Collected data
------------------------------------------------

#ifndef ACM_K3_LD_MOD
#define ACM_K3_LD_MOD " nt"
#endif
	template <bool KEEP>
	static __device__ __forceinline__ void issue(Raw &raw, const uint8_t *arena, const Desc &d, const int lane, const uint32_t odd, const uint32_t mode)
	{
		static_assert(!KEEP || KEEPS_ROWS, "the rows in front belong to another lane");
		constexpr int K0 = KEEP ? 2 : 0, J0 = KEEP ? 1 : 0;
		const uint32_t i = (uint32_t)lane & 15u, ks = (uint32_t)lane >> 4;
		const uint32_t c = class_of(i), rr = RR == 1 ? 0u : i / SIGMA;
		const uint32_t smode = __builtin_amdgcn_readfirstlane(mode);
		uint32_t va[NX][NG], vh[NX][NG];
		const uint8_t *sb[NX][NG];
		if (mode) {
			const uint32_t hb = smode == 1u ? 2u : smode == 2u ? 4u : 3u;
			const uint64_t base = reinterpret_cast<uint64_t>(arena) + ((uint64_t)(d.e[J0] >> 2) << 6);
			const uint32_t vl = (rr * (uint32_t)(NSW * COLS / 2) + c * (uint32_t)(QN / 2)) * hb + 16u * ks;
			const uint32_t vlh = vl - (smode == 3u ? 8u * ks : 0u);
#pragma unroll
			for (int k = K0; k < NX; k++)
#pragma unroll
				for (int g = 0; g < NG; g++) {
					va[k][g] = vl;
					vh[k][g] = vlh;
					sb[k][g] = sgpr_u64(base + (uint64_t)((((TR & 1 ? odd : 0u) + (uint32_t)(k - K0)) * (uint32_t)(COLS / 2) + group_at(g) * (uint32_t)(QN / 2)) * hb));
				}
		} else {
			const uint32_t e0 = d.e[0];
			const uint8_t *base = sgpr_u64(reinterpret_cast<uint64_t>(arena) + ((uint64_t)(e0 >> 2) << 6));
#pragma unroll
			for (int k = K0; k < NX; k++) {
				const uint32_t u = (TR & 1 ? odd : 0u) + rr * NSW + k;
				const uint32_t e = entry_of(d, u);
				const uint32_t hb = half_bytes(e & 3u);
				const uint32_t row_at = (((e >> 2) - (e0 >> 2)) << 6) + ((u & 1u) ? (uint32_t)(COLS / 2) * hb : 0u) + 16u * ks;
#pragma unroll
				for (int g = 0; g < NG; g++) {
					va[k][g] = row_at + (group_at(g) + c) * (uint32_t)(QN / 2) * hb;
					vh[k][g] = va[k][g] - ((e & 3u) == ACMHIP_BP_NIB12 ? 8u * ks : 0u);
					sb[k][g] = base;
				}
			}
		}
#pragma unroll
		for (int k = K0; k < NX; k++)
#pragma unroll
			for (int g = 0; g < NG; g++) {
				if constexpr (KEEPS_ROWS) {
					asm volatile("global_load_dwordx4 %0, %1, %2" ACM_K3_LD_MOD : "=v"(raw.lo[g][k]) : "v"(va[k][g]), "s"(sb[k][g]) : "memory");
					asm volatile("s_cmp_eq_u32 %3, 1\n\ts_cbranch_scc1 .Lacm_z8_%=\n\t"
						     "global_load_dwordx4 %0, %1, %2 offset:64" ACM_K3_LD_MOD "\n"
						     ".Lacm_z8_%=:"
						     : "+v"(raw.hi[g][k]) : "v"(vh[k][g]), "s"(sb[k][g]), "s"(smode) : "memory", "scc");
				} else {
					asm volatile("global_load_dwordx4 %0, %1, %2" : "=v"(raw.lo[g][k]) : "v"(va[k][g]), "s"(sb[k][g]) : "memory");
					asm volatile("s_cmp_eq_u32 %3, 1\n\ts_cbranch_scc1 .Lacm_z8_%=\n\t"
						     "global_load_dwordx4 %0, %1, %2 offset:64\n"
						     ".Lacm_z8_%=:"
						     : "+v"(raw.hi[g][k]) : "v"(vh[k][g]), "s"(sb[k][g]), "s"(smode) : "memory", "scc");
				}
			}
	}
	static __device__ __forceinline__ v4u_t expand_nib(const v4u_t x)
	{
		const uint32_t M = 0xF0F0F0F0u;
		return v4u_t{ x[0] & M, (x[0] << 4) & M, x[1] & M, (x[1] << 4) & M };
	}
	static __device__ __forceinline__ v4u_t sra4(const v4u_t x)
	{
		v4u_t r;
#pragma unroll
		for (int v = 0; v < 4; v++) {
			const uint32_t m = x[v] & 0x80808080u;
			r[v] = ((x[v] >> 4) & 0x0F0F0F0Fu) | ((m << 1) - (m >> 3));
		}
		return r;
	}
	static __device__ __forceinline__ v4u_t shl4(const v4u_t x)
	{
		return v4u_t{ (x[0] << 4) & 0xF0F0F0F0u, (x[1] << 4) & 0xF0F0F0F0u, (x[2] << 4) & 0xF0F0F0F0u, (x[3] << 4) & 0xF0F0F0F0u };
	}
	static __device__ __forceinline__ void shift_history(Raw &raw)
	{
#pragma unroll
		for (int g = 0; g < NG; g++)
#pragma unroll
			for (int k = 0; k < 2; k++) {
				raw.lo[g][k] = raw.lo[g][k + NSW];
				raw.hi[g][k] = raw.hi[g][k + NSW];
			}
	}
	static __device__ __forceinline__ void zero_history(Raw &raw)
	{
		const v4u_t z = { 0, 0, 0, 0 };
#pragma unroll
		for (int g = 0; g < NG; g++)
#pragma unroll
			for (int k = 0; k < 2; k++)
				raw.lo[g][k] = raw.hi[g][k] = z;
	}

	static __device__ __forceinline__ v4i_t mfma(const v4u_t data, const v4i_t coef, const v4i_t acc)
	{
		return __builtin_amdgcn_mfma_i32_16x16x64_i8((v4i_t)data, coef, acc, 0, 0, 0);
	}

	static __device__ __forceinline__ int32_t opaque_s(int32_t v)
	{
		asm("" : "+s"(v));
		return v;
	}
	static __device__ __forceinline__ int32_t opaque_v(int32_t v)
	{
		asm("" : "+v"(v));
		return v;
	}

	template <bool WORDS, bool FAST, bool NIB = false>
	static __device__ __forceinline__ void run_t(const Raw &raw, uint32_t *const tile, const Tables &t, const int lane, const uint32_t hvs,
						     const uint32_t in_front, const uint32_t sval, const bool wordu = false, const Desc *dd = nullptr,
						     const uint32_t odd = 0u, const bool nform = false)
	{
		static_assert(!NIB || (WORDS && FAST), "rows in N form are a fast-path matter; the general path takes them to bytes first");
		const v4i_t zero = { 0, 0, 0, 0 };
		const uint32_t h = (uint32_t)lane >> 4, qd = (uint32_t)lane & 15u;
		uint32_t c0[NH], rrd[NH];
		uint32_t o_lane[NH];
#pragma unroll
		for (int hf = 0; hf < NH; hf++) {
			const uint32_t i = 4u * h + (uint32_t)(hf * NVH);
			c0[hf] = RR == 1 ? class_of(i) : i % SIGMA;
			rrd[hf] = RR == 1 ? 0u : i / SIGMA;
			const uint32_t m_lane = rrd[hf] * (uint32_t)(NSW * COLS) + c0[hf] + (uint32_t)SIGMA * qd;
			o_lane[hf] = m_lane + (m_lane >> PS);
		}
		uint32_t bias_at[NSW][NH];
		int32_t val[NSW][NH], dv2[NSW][NH], dv1[NSW][NH];
		bool step2[NSW], step1[NSW];
		bool small[NSW];
#pragma unroll
		for (int s = 0; s < NSW; s++)
			small[s] = OutScale<L>::SHIFT == 0;
		if constexpr (FAST) {
#pragma unroll
			for (int s = 0; s < NSW; s++) {
				step2[s] = step1[s] = false;
				small[s] = true;
#pragma unroll
				for (int hf = 0; hf < NH; hf++)
					val[s][hf] = dv2[s][hf] = dv1[s][hf] = 0;
			}
		} else if constexpr (RR <= 2) {
			int32_t rowval[TR + 2];
#pragma unroll
			for (int k = 0; k < TR + 2; k++)
				rowval[k] = (int32_t)__builtin_amdgcn_readlane(hvs, k);
#pragma unroll
			for (int s = 0; s < NSW; s++) {
				const int32_t a0 = rowval[s + 2], a1 = rowval[s + 1], a2 = rowval[s];
				if constexpr (RR == 1) {
					val[s][0] = a0;
					dv2[s][0] = a1 - a0;
					dv1[s][0] = a2 - a1;
					step2[s] = a1 != a0;
					step1[s] = a2 != a1;
					small[s] = (uint32_t)a0 < 65536u;
				} else {
					const int32_t b0 = rowval[NSW + s + 2], b1 = rowval[NSW + s + 1], b2 = rowval[NSW + s];
					val[s][0] = rrd[0] ? b0 : a0;
					dv2[s][0] = rrd[0] ? b1 - b0 : a1 - a0;
					dv1[s][0] = rrd[0] ? b2 - b1 : a2 - a1;
					step2[s] = a1 != a0 || b1 != b0;
					step1[s] = a2 != a1 || b2 != b1;
					small[s] = (uint32_t)(a0 | b0) < 65536u;
				}
			}
		} else {
			const uint32_t first = (uint32_t)__builtin_amdgcn_readfirstlane(hvs);
			const bool one_val = __builtin_amdgcn_ballot_w64(lane < TR + 2 && hvs != first) == 0;
#pragma unroll
			for (int s = 0; s < NSW; s++)
				step2[s] = step1[s] = false;
#pragma unroll
			for (int hf = 0; hf < NH; hf++) {
				int32_t g[NSW + 2];
#pragma unroll
				for (int k = 0; k < NSW + 2; k++)
					g[k] = one_val ? (int32_t)first : __builtin_amdgcn_ds_bpermute((int)(4u * (rrd[hf] * NSW + (uint32_t)k)), (int32_t)hvs);
#pragma unroll
				for (int s = 0; s < NSW; s++) {
					val[s][hf] = g[s + 2];
					dv2[s][hf] = g[s + 1] - g[s + 2];
					dv1[s][hf] = g[s] - g[s + 1];
					if (!one_val) {
						step2[s] = step2[s] || __builtin_amdgcn_ballot_w64(dv2[s][hf] != 0) != 0;
						step1[s] = step1[s] || __builtin_amdgcn_ballot_w64(dv1[s][hf] != 0) != 0;
					}
				}
			}
		}
#pragma unroll
		for (int s = 0; s < NSW; s++)
#pragma unroll
			for (int hf = 0; hf < NH; hf++) {
				const uint32_t row = in_front + rrd[hf] * NSW + s;
				bias_at[s][hf] = ((row < 2 ? row : 2u) * 2u + (c0[hf] == 0 ? 0u : 1u)) * (uint32_t)QN + qd;
			}
		const v4i_t *cf = &t.coef[0][0][lane];
		const auto &hi = raw.hi;
#ifndef ACM_K3_MT_UNROLL
#define ACM_K3_MT_UNROLL 1
#endif
#define ACM_PRAGMA_(x) _Pragma(#x)
#define ACM_UNROLL(n) ACM_PRAGMA_(unroll n)
		ACM_UNROLL(ACM_K3_MT_UNROLL)
		for (int mt = 0; mt < NM; mt++) {
			const v4i_t cf0 = cf[0], cf1 = cf[NM * 64], cf2 = cf[2 * NM * 64];
#pragma unroll
			for (int e = 0; e < NSET; e++) {
				const int g = e / NSW, s = e % NSW;
				int32_t b[NH];
#pragma unroll
				for (int hf = 0; hf < NH; hf++)
					b[hf] = g == 0 ? (&t.bias[0][0][0])[bias_at[s][hf] + 16u * (uint32_t)mt] : 0;
				const v4i_t l1 = mfma(raw.lo[g][s], cf2, zero);
				const v4i_t l2 = mfma(raw.lo[g][s + 1], cf1, l1);
				const v4i_t la = mfma(raw.lo[g][s + 2], cf0, l2);
				v4i_t y;
				if constexpr (FAST) {
					const int32_t sv = opaque_s((int32_t)__builtin_amdgcn_readfirstlane(sval));
#pragma unroll
					for (int v = 0; v < 4; v++)
						y[v] = __mul24(la[v], sv) + (v % NVH == 0 ? b[v / NVH] : 0);
					if constexpr (WORDS) {
						const v4i_t h1 = mfma(hi[g][s], cf2, zero);
						const v4i_t h2 = mfma(hi[g][s + 1], cf1, h1);
						const v4i_t ha = mfma(hi[g][s + 2], cf0, h2);
						if constexpr (NIB) {
							const int32_t sv4 = opaque_s((int32_t)__builtin_amdgcn_readfirstlane(sval << 4));
#pragma unroll
							for (int v = 0; v < 4; v++)
								y[v] = __mul24(ha[v], sv4) + y[v];
						} else {
							const uint32_t sv8 = (uint32_t)opaque_s((int32_t)__builtin_amdgcn_readfirstlane(sval << 8));
#pragma unroll
							for (int v = 0; v < 4; v++)
								y[v] = (int32_t)(__umul24((uint32_t)ha[v], sv8) + (uint32_t)y[v]);
						}
					}
				} else {
#pragma unroll
				for (int v = 0; v < 4; v++)
					y[v] = __mul24(la[v], val[s][v / NVH]) + (v % NVH == 0 ? b[v / NVH] : 0);
				if (step2[s]) {
#pragma unroll
					for (int v = 0; v < 4; v++)
						y[v] += __mul24(l2[v], dv2[s][v / NVH]);
				}
				if (step1[s]) {
#pragma unroll
					for (int v = 0; v < 4; v++)
						y[v] += __mul24(l1[v], dv1[s][v / NVH]);
				}
				if constexpr (WORDS && NH == 1) {
					if (wordu) {
						const int32_t *rs = &t.rsum[0][0] + 16 * mt + (int)qd;
						bool urow[3];
#pragma unroll
						for (int j = 0; j < 3; j++)
							urow[j] = (entry_of(*dd, (TR & 1 ? odd : 0u) + rrd[0] * NSW + (uint32_t)(s + j)) & 3u) == ACMHIP_BP_WORDU;
						const int32_t v0 = val[s][0], v1 = v0 + dv2[s][0], v2 = v1 + dv1[s][0];
						const int32_t add = __mul24(urow[2] ? v0 : 0, rs[0]) + __mul24(urow[1] ? v1 : 0, rs[QN]) + __mul24(urow[0] ? v2 : 0, rs[2 * QN]);
#pragma unroll
						for (int v = 0; v < 4; v++)
							y[v] += add;
					}
				}
				if constexpr (WORDS) {
					const v4i_t h1 = mfma(hi[g][s], cf2, zero);
					const v4i_t h2 = mfma(hi[g][s + 1], cf1, h1);
					const v4i_t ha = mfma(hi[g][s + 2], cf0, h2);
					{
						if (small[s] && !step2[s] && !step1[s] && !nform) {
							uint32_t v8[NH];
#pragma unroll
							for (int hf = 0; hf < NH; hf++)
								v8[hf] = (uint32_t)opaque_v((int32_t)((uint32_t)val[s][hf] << 8));
#pragma unroll
							for (int v = 0; v < 4; v++)
								y[v] = (int32_t)(__umul24((uint32_t)ha[v], v8[v / NVH]) + (uint32_t)y[v]);
							goto joined;
						}
					}
					{
					v4i_t yh;
					int32_t wv[NH], w2[NH], w1[NH];
#pragma unroll
					for (int hf = 0; hf < NH; hf++) {
						wv[hf] = opaque_v(val[s][hf]);
						w2[hf] = opaque_v(dv2[s][hf]);
						w1[hf] = opaque_v(dv1[s][hf]);
					}
#pragma unroll
					for (int v = 0; v < 4; v++)
						yh[v] = __mul24(ha[v], wv[v / NVH]);
					if (step2[s]) {
#pragma unroll
						for (int v = 0; v < 4; v++)
							yh[v] += __mul24(h2[v], w2[v / NVH]);
					}
					if (step1[s]) {
#pragma unroll
						for (int v = 0; v < 4; v++)
							yh[v] += __mul24(h1[v], w1[v / NVH]);
					}
					const uint32_t hs = nform ? 4u : 8u;
#pragma unroll
					for (int v = 0; v < 4; v++)
						y[v] = (int32_t)(((uint32_t)opaque_v(yh[v]) << hs) + (uint32_t)y[v]);
					}
				joined:;
				}
				}
				static_assert(COLS % (1 << PS) == 0 && (SIGMA * 16) % (1 << PS) == 0 &&
					      (NG == 1 || (group_at(NG - 1) % (1 << PS) + CB + 7 < (1 << PS) && SIGMA % (1 << PS) == 0)), "address split");
#pragma unroll
				for (int hf = 0; hf < NH; hf++) {
					uint32_t *const o = tile + (o_lane[hf] + (uint32_t)((s * COLS + ((s * COLS) >> PS)) + (group_at(g) + (group_at(g) >> PS))));
#pragma unroll
					for (int v = 0; v < NVH; v++)
						o[v] = (uint32_t)y[hf * NVH + v];
				}
			}
			cf += 64;
#pragma unroll
			for (int hf = 0; hf < NH; hf++)
				o_lane[hf] += SIGMA * 16 + ((SIGMA * 16) >> PS);
		}
	}

	static __device__ __forceinline__ void run(Raw &raw, uint32_t *const tile, const Tables &t, const int lane_, const uint32_t hvs,
						   const Desc &d, const uint32_t in_front, const uint32_t odd, const uint32_t mode, const uint32_t sval,
						   const bool first)
	{
#ifdef ACM_K3_OPAQUE_LANE
		const int lane = opaque_v(lane_);
#else
		const int lane = lane_;
#endif
		const bool all_new = !KEEPS_ROWS || first;
		if (mode == 3u) {
#pragma unroll
			for (int k = 0; k < NX; k++)
				if (k >= 2 || all_new) {
#pragma unroll
					for (int g = 0; g < NG; g++)
						raw.hi[g][k] = expand_nib(raw.hi[g][k]);
				}
			if constexpr (HISTORY_BY_DPP)
				take_history_from_partner(raw);
			run_t<true, true, true>(raw, tile, t, lane, 0u, in_front, sval);
			return;
		}
		if (mode) {
			if constexpr (HISTORY_BY_DPP)
				take_history_from_partner(raw);
			if (mode == 2u)
				run_t<true, true>(raw, tile, t, lane, 0u, in_front, sval);
			else
				run_t<false, true>(raw, tile, t, lane, 0u, in_front, sval);
			return;
		}
		uint32_t any_word = 0, any_nib = 0, any_wordu = 0;
#pragma unroll
		for (int j = 0; j < NE; j++) {
			any_word |= (d.e[j] & 3u) == ACMHIP_BP_WORD ? 1u : 0u;
			any_nib |= (d.e[j] & 3u) == ACMHIP_BP_NIB12 ? 1u : 0u;
			any_wordu |= (d.e[j] & 3u) == ACMHIP_BP_WORDU ? 1u : 0u;
		}
		any_word |= any_wordu;
		const uint32_t rr = RR == 1 ? 0u : ((uint32_t)lane & 15u) / SIGMA;
		if (any_nib) {
#pragma unroll
			for (int k = 0; k < NX; k++)
				if (k >= 2 || all_new) {
					if ((entry_of(d, (TR & 1 ? odd : 0u) + rr * NSW + k) & 3u) == ACMHIP_BP_NIB12) {
#pragma unroll
						for (int g = 0; g < NG; g++)
							raw.hi[g][k] = expand_nib(raw.hi[g][k]);
					}
				}
		}
		if constexpr (HISTORY_BY_DPP)
			take_history_from_partner(raw);
		const bool nform = any_nib && !any_word;
		if (any_word | any_nib) {
#pragma unroll
			for (int k = 0; k < NX; k++) {
				const uint32_t cls = entry_of(d, (TR & 1 ? odd : 0u) + rr * NSW + k) & 3u;
				const uint32_t mask = cls == ACMHIP_BP_BYTE ? 0u : 0xFFFFFFFFu;
#pragma unroll
				for (int g = 0; g < NG; g++)
					raw.hi[g][k] &= mask;
				if (any_nib && !nform && cls == ACMHIP_BP_NIB12) {
#pragma unroll
					for (int g = 0; g < NG; g++)
						raw.hi[g][k] = sra4(raw.hi[g][k]);
				}
			}
			run_t<true, false>(raw, tile, t, lane, hvs, in_front, 0u, any_wordu != 0, &d, odd, nform);
			if (any_nib && !nform && KEEPS_ROWS) {
#pragma unroll
				for (int k = NSW; k < NX; k++)
					if ((entry_of(d, (TR & 1 ? odd : 0u) + rr * NSW + k) & 3u) == ACMHIP_BP_NIB12) {
#pragma unroll
						for (int g = 0; g < NG; g++)
							raw.hi[g][k] = shl4(raw.hi[g][k]);
					}
			}
		} else {
			run_t<false, false>(raw, tile, t, lane, hvs, in_front, 0u);
		}
	}
};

------------------------------------------------

» **WHAT THIS TASK INVOLVES**
Print, please, the lines above from the very first through the one that holds "vh[k][g] = vlh;", both included, word for word and with nothing else.

» **RESPONSE BELOW**
#ifndef ACM_K3_LD_MOD
#define ACM_K3_LD_MOD " nt"
#endif
	template <bool KEEP>
	static __device__ __forceinline__ void issue(Raw &raw, const uint8_t *arena, const Desc &d, const int lane, const uint32_t odd, const uint32_t mode)
	{
		static_assert(!KEEP || KEEPS_ROWS, "the rows in front belong to another lane");
		constexpr int K0 = KEEP ? 2 : 0, J0 = KEEP ? 1 : 0;
		const uint32_t i = (uint32_t)lane & 15u, ks = (uint32_t)lane >> 4;
		const uint32_t c = class_of(i), rr = RR == 1 ? 0u : i / SIGMA;
		const uint32_t smode = __builtin_amdgcn_readfirstlane(mode);
		uint32_t va[NX][NG], vh[NX][NG];
		const uint8_t *sb[NX][NG];
		if (mode) {
			const uint32_t hb = smode == 1u ? 2u : smode == 2u ? 4u : 3u;
			const uint64_t base = reinterpret_cast<uint64_t>(arena) + ((uint64_t)(d.e[J0] >> 2) << 6);
			const uint32_t vl = (rr * (uint32_t)(NSW * COLS / 2) + c * (uint32_t)(QN / 2)) * hb + 16u * ks;
			const uint32_t vlh = vl - (smode == 3u ? 8u * ks : 0u);
#pragma unroll
			for (int k = K0; k < NX; k++)
#pragma unroll
				for (int g = 0; g < NG; g++) {
					va[k][g] = vl;
					vh[k][g] = vlh;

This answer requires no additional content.